Gogoel notes that the declarations a developer makes about what data their app collects may not be what the app does.

Sometimes, the developer might not know this is the case as they are often trying to jump on trends and launch apps in time to rise in the rankings, leading to mistakes like not using proper encryption, he said. They may fail to invest in security, perhaps using open-source software that contains flaws. App stores do not currently require verification of a developer’s declarations, and Gogoel advocates moving to a verify-first approach.

One bad app can spoil the bunch, he said.

Quokka, which began working with the Pentagon around its founding in 2011, provides mobile vetting services to the federal government and other clients, which led the firm to examine TikTok and ByteDance in 2018.
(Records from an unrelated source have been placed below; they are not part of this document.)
# EmreAdabag/osqp

Hardware: AMD Instinct MI355X
Metric: ADMM iters/sec (single QP) (higher is better)
Workload: dtype f64; 1 GPU; config2 random sparse QP n=10000 m=20000 nnzA=200000 nnzPtriu=59985, one step = osqp_update_rho(0.1) + cold-started osqp_solve; adaptive_rho_interval=100, status=solved, graph_launches=4775, resident_gave_up=0, resident_slow_waits=0, parallelism=replicas x1 (a single QP does not shard)

## Files before the change

include/osqp_amd_engine.h:

```cpp
#ifndef OSQP_AMD_ENGINE_H
#define OSQP_AMD_ENGINE_H

#include "osqp_amd_types.h"

#ifdef __cplusplus
extern "C" {
#endif

#define HIPENG_OK            0
#define HIPENG_ERR_NO_DEVICE (-101)
#define HIPENG_ERR_HIP       (-102)
#define HIPENG_ERR_ARG       (-103)
#define HIPENG_ERR_ALLOC     (-104)

typedef struct hipeng hipeng;

typedef struct {
  c_float sigma;
  c_float alpha;
  c_float pcg_eps_rel;
  c_float pcg_eps_abs;
  c_int   pcg_max_iter;
  c_int   no_restart;
} hipeng_params;
// ... 50 lines not shown
int hipeng_certificates(hipeng *e, c_float eps_dx, int unscaled, hipeng_scalars *inout);
int hipeng_download(hipeng *e, c_float *x, c_float *y, c_float *z, c_float *dx,
                    c_float *dy, int dy_projected);
int hipeng_get_stats(hipeng *e, hipeng_stats *st);
int hipeng_reset_stats(hipeng *e);
int hipeng_sync(hipeng *e);

int hipeng_kkt_solve(hipeng *e, c_float *b);
int hipeng_kkt_solve_unrefined(hipeng *e, c_float *b);

int hipeng_spmv(hipeng *e, int which, const c_float *x, c_float *y);
int hipeng_spmv_dev(hipeng *e, int which, const c_float *d_x, c_float *d_y);
int hipeng_time_kernel(hipeng *e, int which, int reps, double *usec);
int hipeng_kernel_bytes(hipeng *e, int which, double *bytes);
int hipeng_is_split(hipeng *e);
int hipeng_pcg_layout(hipeng *e, long long out[16]);
int hipeng_row_eliminated(hipeng *e, c_int i);
c_int hipeng_elim_count(hipeng *e);
int hipeng_elim_peek(hipeng *e, int which, c_float *out);
int hipeng_resident_info(hipeng *e, long long out[16]);
int hipeng_resident_trips(hipeng *e, long long out[8]);
int hipeng_resident_plan(const csc *P, const csc *A, int nwg, long long stats[8], int *Kptr, int *Kcol, int *kdst, long long cap,
                         unsigned short *rowpos, unsigned short *slotcol, int *wg4);
long long hipeng_resident_plan_lists(const csc *P, const csc *A, int nwg, int *Kcp, int *Kcm, int *Kca, long long cap);
int hipeng_form_k_info(hipeng *e, long long out[4]);
long long hipeng_resident_dump(hipeng *e, int *row, int *col, double *val, long long cap);
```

It found that TikTok not only requested ample permissions, but it would also connect with other apps on a user’s device to obtain permissions the user did not explicitly give. So, data collected by trusted applications for legitimate purposes may still present security risks if they come in contact with unvetted apps.

“It’s not something that we should be looking back after something has exploded and the fire is already raging, so to speak, and there’s tens of millions of users. We’re trying to enable, in our work, the ability to verify at every step,” Gogoel said. “Verify as soon as something hits the store, as soon as something hits your device, as soon as this brand new service comes out … that it does what it says on the tin and nothing else.”